Without consider the above parameters. From the impact distance in the north-south direction.

I try to estimate the speed right after the impact for both car:

Assume the stopping distance are all due to friction of the road (which might not be true if car was flying after the impact)

The following are very rough estimation and base on the above assumption:

acceleration for both car assume to be the same: a=-0.565*9.8=5.537 m/s^2

v=sqrt(2*a*s)=sqrt(2*9.8*0.565*s)

19 feet=5.79 m so the speed is about 8 m/s So it took 1.4 s to fully stopped after the collision.

8 feet=2.43m so the speed is about 5.2m/s So it took 0.9s to fully stopped after the collision.

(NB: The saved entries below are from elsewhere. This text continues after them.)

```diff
-#pragma unroll
-	for (int b = 0; b < ZB; b++) part2[wv * MP + b * 64 + lane] = dens[b];
+#ifdef PHD_STAMPS
+		st_tile++;
+#endif
+	}
+
+	if (n == 0) {
+#pragma unroll
+		for (int b = 0; b < ZB; b++) part2[wv * MP + b * 64 + lane] = dens[b];
+		__syncthreads();
+	}
+#ifdef PHD_STAMPS
+	st_list = clock64();
+#endif
+	if (wv == 0) {
+		int nbw = 0;
+		auto list = [&](bool isb, int k, int bi) {
+			if (isb) {
+				a.born_k[(size_t) p * a.Mcap + bi] = k;
+				a.born_mean[((size_t) p * a.Mcap + bi) * 3]     = zmap[k * 3];
+				a.born_mean[((size_t) p * a.Mcap + bi) * 3 + 1] = zmap[k * 3 + 1];
+				a.born_mean[((size_t) p * a.Mcap + bi) * 3 + 2] = zmap[k * 3 + 2];
+				born[bi] = k;
+			}
+		};
+		if (compact) {
+			const int nu = s_nu;
+			bool isb = false;
+			int k = 0;
+			if (lane < nu) {
+				k = s_ulist[lane];
+				const double d = sumk(part2, k) + s_du[lane];
+				isb = !(d >= thr);
+			}
+			const unsigned long long bal = ballot64(isb);
+			const int bi = __popcll(bal & lanemask_lt());
+			nbw = __popcll(bal);
+			list(isb, k, bi);
+		}
+		else {
+			bool isb[ZB];
+			unsigned long long bal[ZB];
+#pragma unroll
+			for (int b = 0; b < ZB; b++) {
+				const int k = b * 64 + lane;
+				const double d = (k < M) ? sumk(part2, k) : 0.0;
+				isb[b] = (k < M) && !(d >= thr);
+				bal[b] = ballot64(isb[b]);
+			}
+#pragma unroll
+			for (int b = 0; b < ZB; b++) {
+				list(isb[b], b * 64 + lane, nbw + __popcll(bal[b] & lanemask_lt()));
+				nbw += __popcll(bal[b]);
+			}
+		}
+		if (lane == 0) {
+			a.born_count[p] = nbw;
+			s_nb = nbw;
+		}
+	}
 	__syncthreads();
-	for (int k = tid; k < MP; k += 256) {
-		double d = (k < M) ? sumk(part2, k) : 0.0;
-		born[k] = (k < M) && !(d >= thr);
-	}
-	__syncthreads();
-	if (tid < s_nu) {
-		const int k = s_ulist[tid];
-		const double d = sumk(part2, k) + s_du[tid];
-		born[k] = !(d >= thr);
-	}
-	__syncthreads();
-	if (tid == 0) {
-		int nb = 0;
-		for (int k = 0; k < M; k++) {
-			if (born[k]) {
-				a.born_k[(size_t) p * a.Mcap + nb] = k;
-				a.born_mean[((size_t) p * a.Mcap + nb) * 3]     = zmap[k * 3];
-				a.born_mean[((size_t) p * a.Mcap + nb) * 3 + 1] = zmap[k * 3 + 1];
-				a.born_mean[((size_t) p * a.Mcap + nb) * 3 + 2] = zmap[k * 3 + 2];
-				born[nb] = k;
-				nb++;
-			}
-		}
-		a.born_count[p] = nb;
-		s_nb = nb;
-	}
-	__syncthreads();
-	const int nb = s_nb;
-	const int nmis0 = s_nmis;
-	__syncthreads();
-	if (tid == 0) s_nmis = 0;
-	__syncthreads();
-	{
+#ifdef PHD_STAMPS
+	st_stage = clock64();
+	st_list = st_stage - st_list;
+#endif
+	const int nb = __builtin_amdgcn_readfirstlane(s_nb);
+	if (nb > 0) {
 		for (int b0 = 0; b0 < nb; b0 += 256) {
 			const int bi = b0 + tid;
 			bool mis = false;
-			double wm = 0, m[3] = {0, 0, 0};
+			double wm = 0;
 			if (bi < nb) {
-				const int k = born[bi];
-				m[0] = zmap[k * 3]; m[1] = zmap[k * 3 + 1]; m[2] = zmap[k * 3 + 2];
-				CompMeas q;
-				double rq[9];
-				rotation(rq);
-				comp_measure<DEPTH>(prm, pose, rq, m, prm.birthP, q);
-				double* tt = tile + bi * 13;
-				tt[0] = q.zh[0]; tt[1] = q.zh[1]; tt[2] = q.zh[2];
-				tt[3] = -0.5 * q.Sinv[0];
-				tt[4] = -0.5 * (q.Sinv[1] + q.Sinv[3]);
-				tt[5] = -0.5 * (q.Sinv[2] + q.Sinv[6]);
-				tt[6] = -0.5 * q.Sinv[4];
-				tt[7] = -0.5 * (q.Sinv[5] + q.Sinv[7]);
-				tt[8] = -0.5 * q.Sinv[8];
-				tt[9] = log(q.pd * prm.birthw * q.qmult);
-				tt[10] = m[0]; tt[11] = m[1]; tt[12] = m[2];
-				wm  = (1 - q.pd) * prm.birthw;
+				wm  = birth_record(born[bi], tile + bi * 13);
 				mis = !(wm < prm.minw);
 			}
 			unsigned long long bal = ballot64(mis);
@@ -331,7 +368,7 @@
 				if (lane == first) base = atomicAdd(&s_nmis, __popcll(bal));
 				base = __shfl(base, first, 64);
 				if (mis) {
-					int slot = nmis0 + base + __popcll(bal & lanemask_lt());
+					int slot = base + __popcll(bal & lanemask_lt());
 					if (slot < a.ecap) {
 						size_t e = (size_t) p * a.ecap + slot;
 						a.emit_w[e]   = wm;
@@ -340,8 +377,11 @@
 				}
 			}
 		}
-	}
-	__syncthreads();
+		__syncthreads();
+	}
+#ifdef PHD_STAMPS
+	st_stage = clock64() - st_stage;
+#endif
 	load_z();
 	for (int bi = (wv - n) & 3; bi < nb; bi += HALF ? 8 : 4) {
 		const int bil = HALF ? min(bi + hoff, nb - 1) : bi;
@@ -361,7 +401,7 @@
 	}
 	if (lane == 0) a.cand_count[(size_t) p * 4 + wv] = ncand_w;
 	if (tid == 0) {
-		int ne = nmis0 + s_nmis;
+		int ne = s_nmis;
 		if (ne > a.ecap) { atomicOr(a.flags, PHD_FLAG_EMIT_OVERFLOW); ne = a.ecap; }
 		a.emit_count[p] = ne;
 	}
@@ -369,6 +409,8 @@
 	if (tid == 0 && a.stamps && a.stamp_kernel == 6) {
 		double* o = a.stamps + (size_t) p * 16;
 		o[0] = 0; o[1] = (double) (clock64() - st_c0); o[2] = (double) (wall_clock64() - st_r0); o[3] = (double) st_pairc; o[4] = (double) st_pairr;
+		o[5] = (double) (clock64() - st_tail); o[6] = (double) st_list; o[7] = (double) st_stage;
+		o[8] = nb; o[9] = s_nu; o[10] = st_switch;
 	}
 #endif
 }
```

## Run connected-component label propagation in a single wavefront when measurements fit one wave

Applied to the files above, without the earlier changes.

Result: no change. 125.8 billion PHD updates/s before, 125.8 billion PHD updates/s after (-0.0%).

```diff
diff --git a/monorfs_amd/csrc/phd_alpha.h b/monorfs_amd/csrc/phd_alpha.h
--- a/monorfs_amd/csrc/phd_alpha.h
+++ b/monorfs_amd/csrc/phd_alpha.h
@@ -1008,7 +1008,38 @@
 		__syncthreads();
 
 		PHD_STAMP(4);
-		for (int it = 0; it < J + M + 1; it++) {
+		const bool onewave = ZB == 1 && pair && M <= 64;
+		if (onewave && wv == 0) {
+			const int ja = lane, jb = lane + 64, k = lane;
+			const unsigned long long ea = (ja < J) ? adj[(size_t) ja * MW] : 0ull, eb = (jb < J) ? adj[(size_t) jb * MW] : 0ull;
+			const unsigned long long t0 = (k < M) ? adjT[(size_t) k * JW] : 0ull, t1 = (k < M) ? adjT[(size_t) k * JW + 1] : 0ull;
+			int la = ja, lb = jb, lz = J + k;
+			auto least = [](unsigned long long bits, const int* lab, int l) {
+				while (bits) {
+					l = min(l, lab[__ffsll((long long) bits) - 1]);
+					bits &= bits - 1;
+				}
+				return l;
+			};
+			for (;;) {
+				const int na = least(ea, labz, la), nb = least(eb, labz, lb);
+				bool ch = na < la || nb < lb;
+				if (na < la) labl[ja] = la = na;
+				if (nb < lb) labl[jb] = lb = nb;
+				lds_fence();
+				__builtin_amdgcn_wave_barrier();
+				const int nz = least(t1, labl + 64, least(t0, labl, lz));
+				ch |= nz < lz;
+				if (nz < lz) labz[k] = lz = nz;
+				lds_fence();
+				__builtin_amdgcn_wave_barrier();
+				if (!ballot64(ch)) break;
+			}
+		}
+		else if (onewave) {
+			for (int t = tid - 64; t < EXPTAB_N; t += 192) etab[t] = exp2((double) t / EXPTAB_N);
+		}
+		for (int it = 0; it < J + M + 1 && !onewave; it++) {
 			int* const changed = &s_changed[it & 1];
 			for (int j = tid; j < J; j += 256) {
 				int l = labl[j];
@@ -1050,12 +1081,13 @@
 			__syncthreads();
 			if (!*changed) break;
 		}
-		for (int j = tid; j < J; j += 256) {
+		const int mt0 = onewave ? (wv == 0 ? lane : J + M) : tid, mts = onewave ? 64 : 256;
+		for (int j = mt0; j < J; j += mts) {
 			const int r = labl[j];
 			const int slot = atomicAdd(&cnt[r], 1) & 0xffff;
 			if (slot < 5) atomicOr(&memL[r], (unsigned long long) j << (12 * slot));
 		}
-		for (int k = tid; k < M; k += 256) {
+		for (int k = mt0; k < M; k += mts) {
 			const int r = labz[k];
 			if (r < J) {
 				const int slot = atomicAdd(&cnt[r], 0x10000) >> 16;
@@ -1077,7 +1109,7 @@
 			}
 			if (lane == 0) s_nroots = nr;
 		}
-		exp_tab_init(etab, tid);
+		if (!onewave) exp_tab_init(etab, tid);
 		__syncthreads();
 		const int nroots = s_nroots;
 		const double logmult = prm.logRmult;
```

Initial speed for the truck is 43mph=69km/hr=19.2m/s

Assume conservation of momentum during collision

3650*(v+5.2)=5251*(19.2+8) so v=33.9m/s = 122 km/hr= 75.9 mph (estimated speed for the car)

Because the mass for the car is smaller than the truck and the bounce off distance for the car is less than the truck, so the speed of the car is larger than the truck.

However, the above estimate are based on very simple model. I believe local police agent should have gather more data to provide a better estimation.